Jumat, 09 September 2011

Filosofi Makanan Ritual dalam Penyebaran Agama Islam di Indonesia


Sebelum Bangsa Indonesia mengenal agama Islam, masyarakat penduduk setempat kebanyakan menganut agama Hindu dan budha selain ada juga yang menganut animisme dan dinamisme. Agama Hindu dan Buda memang sudah sangat lama sekali menjadi penuntun hidup umat Bangsa Indonesia sehingga semua perilaku dan tindakan Bangsa Indonesia sudah didominasi oleh aturan-aturan kedua agama tersebut.

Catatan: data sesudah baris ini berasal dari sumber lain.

int mhmkc::add_host(const uint8_t *bytes, const uint64_t *offs, uint64_t n_reads, int qcut) {
  int rc = begin_round();
  if (rc) return rc;
  if (offs[0] != 0) return fail(MHMKC_EINVAL, "read_offsets[0] must be 0");
  const uint64_t n_bases = offs[n_reads];
  st.reads += n_reads;
  st.bases += n_bases;
  if (n_reads == 0) return MHMKC_OK;
  if (n_reads >= 0xffffffffull) return fail(MHMKC_EINVAL, "at most 2^32-2 reads per batch");
  uint64_t chunk = CHUNK_BYTES;
  if (g_dbg.chunk_bytes) chunk = std::max<uint64_t>(64, (uint64_t)g_dbg.chunk_bytes);
  if (xpipe) {
    uint64_t w = 0;
    for (uint64_t r = 0; r < n_reads; r++) {
      const uint64_t L = offs[r + 1] >= offs[r] ? offs[r + 1] - offs[r] : 0;
      w += L > (uint64_t)k + 1 ? L - k - 1 : 0;
    }
    inc_expect += w;
    inc_announced += w;
  }
  if (g_dbg.h2d_nib > 0 || (g_dbg.h2d_nib < 0 && host_threads() >= 4))
    return add_host_nib(bytes, offs, n_reads, qcut, chunk);
  hipError_t e;
  Arena *ar = new_arena();
  if ((e = grow(ar->bytes, n_bases + 64)) != hipSuccess || (e = grow(ar->offs, (n_reads + 1) * 8)) != hipSuccess)
    return hip_fail(e, "input staging");
  qcut_pending = qcut;
  (void)hipEventRecord(ev_h2d0, stream);
  if ((e = hipStreamWaitEvent(copy_stream, ev_h2d0, 0)) != hipSuccess) return hip_fail(e, "copy stream");
  (void)hipEventRecord(ev_h2d0, copy_stream);
  uint8_t *db = ar->bytes.as<uint8_t>();
  uint64_t *dofs = ar->offs.as<uint64_t>();
  const uint64_t kk = (uint64_t)k;
  size_t n_ev = 0;
  for (uint64_t r0 = 0; r0 < n_reads;) {
    uint64_t r1 = r0, wins = 0;
    const uint64_t b0 = offs[r0];
    while (r1 < n_reads && (r1 == r0 || offs[r1] - b0 < chunk)) {
      const uint64_t a = offs[r1], b = offs[r1 + 1];
      if (b < a) return fail(MHMKC_EINVAL, "read_offsets must be non-decreasing (read %llu)", (unsigned long long)r1);
      if (b - a > 65535)
        return fail(MHMKC_EINVAL, "read %llu longer than 65535 (PackedRead read_len is uint16)", (unsigned long long)r1);
      if (b - a > kk + 1) wins += b - a - kk - 1;
      r1++;
    }
    const uint64_t b1 = offs[r1];
    if (b1 > b0 && (e = hipMemcpyAsync(db + b0, bytes + b0, b1 - b0, hipMemcpyHostToDevice, copy_stream)) != hipSuccess)
      return hip_fail(e, "input H2D");
    if ((e = hipMemcpyAsync(dofs + r0, offs + r0, (r1 - r0 + 1) * 8, hipMemcpyHostToDevice, copy_stream)) != hipSuccess)
      return hip_fail(e, "input H2D");
    if (n_ev == chunk_ev.size()) {
      hipEvent_t ev = nullptr;
      if ((e = hipEventCreateWithFlags(&ev, hipEventDisableTiming)) != hipSuccess) return hip_fail(e, "event");
      chunk_ev.push_back(ev);
    }
    hipEvent_t ev = chunk_ev[n_ev++];
    if ((e = hipEventRecord(ev, copy_stream)) != hipSuccess || (e = hipStreamWaitEvent(stream, ev, 0)) != hipSuccess)
      return hip_fail(e, "chunk event");
    st.h2d_bytes += (b1 - b0) + (r1 - r0 + 1) * 8;
    st.h2d_chunks++;
    mhm::ReadsView rv{};
    rv.obase = b0 & ~15ull;
    rv.head = (uint32_t)(b0 - rv.obase);
    rv.bytes = db + rv.obase;
    rv.offs = dofs + r0;
    rv.n_reads = r1 - r0;
    rv.n_bases = b1 - rv.obase;
    if ((rc = add_view(rv, wins, true))) return rc;
    r0 = r1;
  }
  (void)hipEventRecord(ev_h2d1, copy_stream);
  if ((e = hipStreamSynchronize(copy_stream)) != hipSuccess) return hip_fail(e, "input H2D");
  float ms = 0;
  if (hipEventElapsedTime(&ms, ev_h2d0, ev_h2d1) == hipSuccess) st.ms_h2d = ms;
  return MHMKC_OK;
}

int mhmkc::add_host_nib(const uint8_t *bytes, const uint64_t *offs, uint64_t n_reads, int qcut, uint64_t chunk) {
  const uint64_t n_bases = offs[n_reads];
  Workers &wk = Workers::get();
  const int T = wk.size();
  hipError_t e;
  int rc;
  Arena *ar = new_arena();
  if ((e = grow(ar->bytes, n_bases + 64)) != hipSuccess || (e = grow(ar->offs, (n_reads + 1) * 8)) != hipSuccess)
    return hip_fail(e, "input staging");
  const uint64_t rmax = std::max<uint64_t>(64, chunk / 32);
  const size_t dof = (size_t)align_up(chunk / 2 + 65536 + 64, 64), slot = dof + 4 * (size_t)(rmax + 1);
  for (int s = 0; s < 3; s++) {
    if (slot > d_nib[s].cap) {
      if (nib_used[s] && (e = hipEventSynchronize(nib_ev[s])) != hipSuccess) return hip_fail(e, "nibble slot");
      if ((e = d_nib[s].ensure(slot)) != hipSuccess) return hip_fail(e, "nibble slot");
    }
    if (!nib_ev[s] && (e = hipEventCreateWithFlags(&nib_ev[s], hipEventDisableTiming)) != hipSuccess)
      return hip_fail(e, "event");
  }
  for (int s = 0; s < 2; s++)
    if (!stage_ev[s] && (e = hipEventCreateWithFlags(&stage_ev[s], hipEventDisableTiming)) != hipSuccess)
      return hip_fail(e, "event");
  struct Slots {
    PinBuf *p[2] = {nullptr, nullptr};
    hipStream_t cs;
    ~Slots() {
      (void)hipStreamSynchronize(cs);
      H2DStage &g = h2d_stage();
      std::lock_guard<std::mutex> lk(g.mu);
      for (PinBuf *b : p)
        if (b) g.free.push_back(b);
    }
  } sl;
  sl.cs = copy_stream;
  {
    H2DStage &g = h2d_stage();
    std::lock_guard<std::mutex> lk(g.mu);
    for (PinBuf *&b : sl.p) {
// ... 1018 lines not shown
    for (int pass = 0; sl->pending; pass++) {
      bool redo = false;
      if ((rc = resolve_one(sl, redo))) return rc;
      if (redo && pass) return fail(MHMKC_EHIP, "internal: exact extraction overflowed");
    }
    if (!inc_tried) {
      if (x_rounds == 0) {
        x_r0_coarse.assign(n_owned(), 0);
        x_r0_total = 0;
      }
      for (uint32_t i = 0; i < nb * NSUB; i++) {
        x_r0_coarse[i / NSUB] += sl->counts[i];
        x_r0_total += sl->counts[i];
      }
    }
    x_expect_all = inc_expect;
    x_round_slab.push_back((int)lq);
    x_rounds++;
    lq++;
    if (!inc_tried && x_rounds >= 2 && (double)x_r0_total >= 0.4 * (double)x_expect_all && (rc = inc_setup()))
      return rc;
    if (inc)
      for (; inc_parted < x_rounds && budget > 0; inc_parted++, budget--)
        if ((rc = inc_round(inc_parted))) return rc;
  }
  if (inc)
    for (; inc_parted < x_rounds && budget > 0; inc_parted++, budget--)
      if ((rc = inc_round(inc_parted))) return rc;
  if (all && !inc_tried && x_rounds >= 2) {
    if ((rc = inc_setup())) return rc;
    if (inc)
      for (; inc_parted < x_rounds; inc_parted++)
        if ((rc = inc_round(inc_parted))) return rc;
  }
  return MHMKC_OK;
}

int mhmkc::inc_setup() {
  inc_tried = true;
  const uint32_t no = n_owned();
  if (!pstream || x_expect_all == 0 || x_r0_total == 0 || (n_parts < 1 && !lrounds) || g_dbg.exact || no == 0)
    return MHMKC_OK;
  hipError_t e;
  std::vector<Source> srcs;
  round_sources(0, srcs);
  if (lrounds)
    for (size_t r = 1; r < x_rounds; r++) {
      std::vector<Source> more;
      round_sources(r, more);
      for (auto &src : more) srcs.push_back(std::move(src));
    }
  const int T = mhm::chunk_records(nl);
  IncRound sk;
  make_runs(srcs, 0, 1, T, sk.rt);
  if (!sk.rt.n_c0 || sk.rt.rec_c0 < 4096) return MHMKC_OK;
  mhm::PartitionParams sp{};
  if ((e = hipStreamWaitEvent(pstream, round_event(0), 0)) != hipSuccess) return hip_fail(e, "partition stream");
  int rc = upload_runs(sk.rt, sk.chunks, sk.srcs, pstream, sp);
  if (rc) return rc;
  const bool fh_ok = !(compact && 2 * k - cb < mhm::SKETCH_FB) && !(mixed2 && k - cb < mhm::SKETCH_FB);
  const size_t words = mhm::SKETCH_WORDS + (size_t)mhm::SKETCH_FH;
  std::vector<uint32_t> reg(words);
  if (fh_ok) sp.fine_bits = mhm::SKETCH_FB;
  prof_begin(MHMKC_STAGE_OTHER, pstream);
  if ((e = d_hll.ensure(4 * words + 64)) != hipSuccess || (e = hipMemsetAsync(d_hll.p, 0, 4 * words, pstream)) != hipSuccess ||
      (e = mhm::launch_sketch(sp, (uint32_t)sk.rt.n_c0, d_hll.as<unsigned int>(), nl, packed, pstream, fh_ok)) != hipSuccess)
    return hip_fail(e, "distinct sketch");
  prof_end(pstream);
  if ((e = hipMemcpyAsync(reg.data(), d_hll.p, 4 * words, hipMemcpyDeviceToHost, pstream)) != hipSuccess ||
      (e = hipStreamSynchronize(pstream)) != hipSuccess)
    return hip_fail(e, "sketch D2H");
  sk.chunks.release();
  sk.srcs.release();
  const double d_f = hll_estimate(std::vector<uint32_t>(reg.begin(), reg.begin() + mhm::SKETCH_M));
  const double d_h = hll_estimate(std::vector<uint32_t>(reg.begin() + mhm::SKETCH_M + 1, reg.begin() + mhm::SKETCH_WORDS));
  const double n_f = (double)sk.rt.rec_c0, n_h = (double)sk.rt.rec_c0_even;
  inc_ext_per_rec = (double)reg[mhm::SKETCH_M] / n_f;
  std::vector<uint64_t> per_coarse(no);
  for (uint32_t c = 0; c < no; c++)
    per_coarse[c] = std::max<uint64_t>(x_r0_coarse[c], (uint64_t)((double)x_expect_all * (double)x_r0_coarse[c] / (double)x_r0_total));
  const double n_exp = (double)per_coarse[0];
  const double slope = (n_f > n_h && d_f > d_h) ? (d_f - d_h) / (n_f - n_h) : 0.0;
  const double d_n = std::min(std::max(d_f + slope * (n_exp - n_f), d_f), d_f * n_exp / n_f);
  const uint32_t cap_slots = (uint32_t)mhm::count_cap(nl, compact);
  int f = 4;
  while (f < 11 && d_n / (double)(1u << f) > FINE_LOAD * cap_slots) f++;
  if (g_dbg.fine_bits >= 0) f = (int)std::min<int64_t>(11, g_dbg.fine_bits);
  fb = std::max(f, min_fine_bits());
  nf = 1u << fb;
  double slack = 0.25;
  if (fh_ok) {
    const uint32_t G = 1u << fb, per = 1u << (mhm::SKETCH_FB - fb);
    std::vector<double> ld(G, 0.0);
    for (uint32_t i = 0; i < (uint32_t)mhm::SKETCH_FH; i++) ld[i / per] += reg[mhm::SKETCH_WORDS + i];
    std::sort(ld.begin(), ld.end());
    ld.pop_back();
    double m = 0, v = 0;
    for (double x : ld) m += x;
    m /= (double)ld.size();
    for (double x : ld) v += (x - m) * (x - m);
    v /= (double)ld.size();
    if (m > 0) slack = std::min(2.0, std::max(0.25, 5.0 * std::sqrt(v) / m));
  }
  inc_slack = slack;
  uint64_t r2_size = 0;
  fine_layout(per_coarse, slack, inc_cfit, r2_size);
  size_t fr = 0, tot = 0;
  const double rec_b = compact ? 4.0 : (double)rec_bytes();
  if (hipMemGetInfo(&fr, &tot) != hipSuccess ||
      (double)r2_size * rec_b > 0.7 * (double)fr + (double)d_r2.cap)
    return MHMKC_OK;
  const uint32_t n_fine = no << fb;
  if ((rc = set_planes(d_r2, r2_size, inc_r2, true, false))) return rc;
  if ((e = d_fine_base.ensure((size_t)n_fine * 8)) != hipSuccess ||
      (e = d_fine_cursor.ensure((size_t)n_fine * 8)) != hipSuccess || (e = d_cfit.ensure(16 * (size_t)no + 64)) != hipSuccess)
    return hip_fail(e, "fine layout");
  unsigned long long *cf = d_cfit.as<unsigned long long>();
  if ((e = hipMemcpyAsync(cf, inc_cfit.data(), 16 * (size_t)no, hipMemcpyHostToDevice, pstream)) != hipSuccess ||
      (e = mhm::launch_init_fine(cf, cf + no, no, fb, d_fine_base.as<unsigned long long>(),
                                 d_fine_cursor.as<unsigned long long>(), pstream)) != hipSuccess)
    return hip_fail(e, "fine layout");
  inc_distinct = d_n * no;
  inc = true;
  return MHMKC_OK;
}

int mhmkc::inc_round(size_t r) {
  const uint32_t no = n_owned();
  while (inc_pool.size() <= r) inc_pool.push_back(new IncRound());
  IncRound *ir = inc_pool[r];
  std::vector<Source> srcs;
  round_sources(r, srcs);
  make_runs(srcs, 0, no, mhm::chunk_records(nl), ir->rt);
  if (!ir->rt.n_chunks) return MHMKC_OK;
  hipError_t e;
  if ((e = hipStreamWaitEvent(pstream, round_event(r), 0)) != hipSuccess) return hip_fail(e, "partition stream");
  mhm::PartitionParams pp{};
  int rc = upload_runs(ir->rt, ir->chunks, ir->srcs, pstream, pp, &ir->pin);
  if (rc) return rc;
  unsigned long long *cf = d_cfit.as<unsigned long long>();
  pp.fine_hist = nullptr;
  pp.fine_cursor = d_fine_cursor.as<unsigned long long>();
  pp.coarse_base = cf;
  pp.coarse_fcap = cf + no;
  pp.out = inc_r2;
  prof_begin(MHMKC_STAGE_SSCAT, pstream);
  e = mhm::launch_part_scatter(pp, nl, packed, pstream);
  prof_end(pstream);
  if (e != hipSuccess) return hip_fail(e, "part_scatter");
  st.inc_rounds++;
  return MHMKC_OK;
}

Akan tetapi setalah datangnya para wali yang dikenal dengan wali songo dengan membawa agama yang baru yaitu islam maka lama kelamaan peradaban Bangsa Indonesia mengalami perubahan meskipun hanya sedikit demi sedikit. Hal ini deisebabkan kuatnya kepercayaan Bangsa Indonesia terhadap agama Hindu dan Buda tersebut. Meskipun demikian para wali (wali songo) memiliki cara yang sangat jeli dalam menyebarkan agama barunya itu. Cara yang ditempuhnya adalah dengan cara menyusupkan kebiasaan-kebiasaan masyarakat yang sudah dilakukan bertahun-tahun tersebut (kebudayaan Hindu dan Buda) dengan ajaran islam secara sedikit demi sedikit.


Salah satu media untuk menyebarkan agama islam adalah melalui kebiasaan mereka waktu itu. Hindu dan Buda sangat erat kaitannya dengan sajen-sajen, ritual-ritual yang identik dengan menyediakan makanan-makanan tertentu yang dipersembahkan pada para dewa mereka. Nah, lewat makanan-makanan sesaji inilah para wali songo mulai menyusupkan ajaran islam tersebut.

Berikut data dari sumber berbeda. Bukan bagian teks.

@@ -358,6 +368,18 @@
     return ctypes.cast(arr, _PP)
 
 
+def new_bias_grad_batch(library, problems, workspaces, outputs, cols):
+    import torch
+    n = len(problems)
+    args = torch.zeros((max(library.rn_bias_grad_batch_bytes(n), 256),), dtype=torch.uint8, device=workspaces[0].device)
+    probs = (POINTER(BnProblem) * n)(*[ctypes.pointer(p) for p in problems])
+    batch = BiasBatch()
+    check(library.rn_bias_grad_batch_init(probs, ptr_array(workspaces), (c_size_t * n)(*[w.numel() for w in workspaces]),
+                                          ptr_array(outputs), (c_int * n)(*[int(c) for c in cols]), n, ptr(args),
+                                          args.numel(), ctypes.byref(batch)), "rn_bias_grad_batch_init")
+    return batch, args
+
+
 def f32_array(values):
     if values is None:
         return None
diff --git a/retinanet-tensorflow2.x_amd/retinanet/model/train_engine.py b/retinanet-tensorflow2.x_amd/retinanet/model/train_engine.py
--- a/retinanet-tensorflow2.x_amd/retinanet/model/train_engine.py
+++ b/retinanet-tensorflow2.x_amd/retinanet/model/train_engine.py
@@ -53,6 +53,8 @@
         self.fuse_bn_bwd = env("RNET_FUSE_BN_BWD", "1") != "0"
         self.fuse_bn_bwd_groups = env("RNET_FUSE_BN_BWD", "1") == "2"
         self.side_stream_on = env("RNET_WGRAD_STREAM", "1") != "0"
+        self._bias_batch_on = env("RNET_BIAS_BATCH", "0") == "1"
+        self._fuse_d2s = env("RNET_FUSE_D2S", "0") == "1"
         cus = env("RNET_WGRAD_CUS", "160,208")
         self._wgrad_cap = tuple(int(v) for v in cus.split(",")) if cus not in ("0", "") else None
         if not self.side_stream_on:
@@ -158,6 +160,7 @@
             self._build_forward()
             self._build_backward()
             self._group_wgrad_steps()
+            self._batch_bias_grads()
             for name, cp in self.conv_launches:
                 marks = {bool(cp.seg[i].bn_bwd_y) for i in range(cp.num_segments)}
                 if name.startswith("dgrad:") and len(marks) != 1:
@@ -1041,6 +1044,24 @@
                 self.wgrad_groups.append(probs)
         self.bwd_steps = [replace.get(i, fn) for i, fn in enumerate(self.bwd_steps) if i not in drop]
 
+    def _batch_bias_grads(self):
+        self.bias_batch = None
+        idxs = [i for i, fn in enumerate(self.bwd_steps) if getattr(fn, "bias_item", None) is not None]
+        if not self._bias_batch_on or self.dp_active or len(idxs) < 2:
+            return
+        items = [self.bwd_steps[i].bias_item for i in idxs]
+        batch, args = _C.new_bias_grad_batch(self.lib, [it[0] for it in items], [it[1] for it in items],
+                                             [it[2] for it in items], [it[3] for it in items])
+        self._keep += [batch, args]
+        self.bias_batch = batch
+
+        def bias_grads(st, b=ctypes.byref(batch)):
+            _C.check(self.lib.rn_bias_grad_batch(b, st), "rn_bias_grad_batch")
+        last = idxs[-1]
+        self.bwd_steps[last] = self._side(bias_grads, writes=[w for i in idxs for w in self.bwd_steps[i].writes])
+        drop = set(idxs[:-1])
+        self.bwd_steps = [fn for i, fn in enumerate(self.bwd_steps) if i not in drop]
+
     def _bn_bwd_step(self, grp, ws, profiled=True):
         lib, pb, prb, bsums = self.lib, grp.problem, ctypes.byref(grp.problem), grp.bsums
         bracket = self._bn_pass if profiled else (lambda kind, pb, fn: fn())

Sebagai contohnya pada bulan menjelang Ramadhan selalu menyediakan pasung, gedang (pisang) dan apem. Bahklan tradisi seperti ini masih selalu dilaksanakan hingga kini. Seharusnya tradisi semacam ini pada masa sekarang seharusnya sudah tidak dilakukan lagi karena itu adat orang hindu dan buda. Pasung, gedang (pisang) dan apem sebenarnya hanya sebagai sarana wali songo dalam mengarahkan Bangsa Indonesia waktu dahulu untuk melaksanakan ibadah puasa dalam agama islam. 

Pasung, gedang (pisang) dan apem memiliki filosofi yang mendalam dalam penyusupan agama islam. Ketiga kata tersebut berasal dari Bahasa Arab. Pasung berasal dari kata "fa shaumu" yang berarti berpuasalah, gedang dari kata "ghodan" yang berarti besuk dan apem dari kata "‘afuwwun" yang berarti ampunilah (do’a dalam sholat tarawih, lengkapnya adalah "Allahumma Innaka Afuwwun Karim Tukhibbul Affa Fa’fuanni"). Sehingga apabila diterjemahkan secara lengkap adalah "Besuk sudah mulai Bulan Puasa maka berpuasalah, sedangkan kalau malamnya lakukan sholat tarawih dengan membaca do’a tersebut diatas").
 
Jadi makanan-makanan ritual yang dipersiapkan dalam menjelang Bulan Ramadhan semacam itu seharusnya sudah tidak dipergunakan lagi karena makanan itu hanya sebagai media oleh wali songo dalam mengenalkan agama islam bagi Bangsa Indonesia yang waktu itu masih memeluk agama Hindu dan Buda.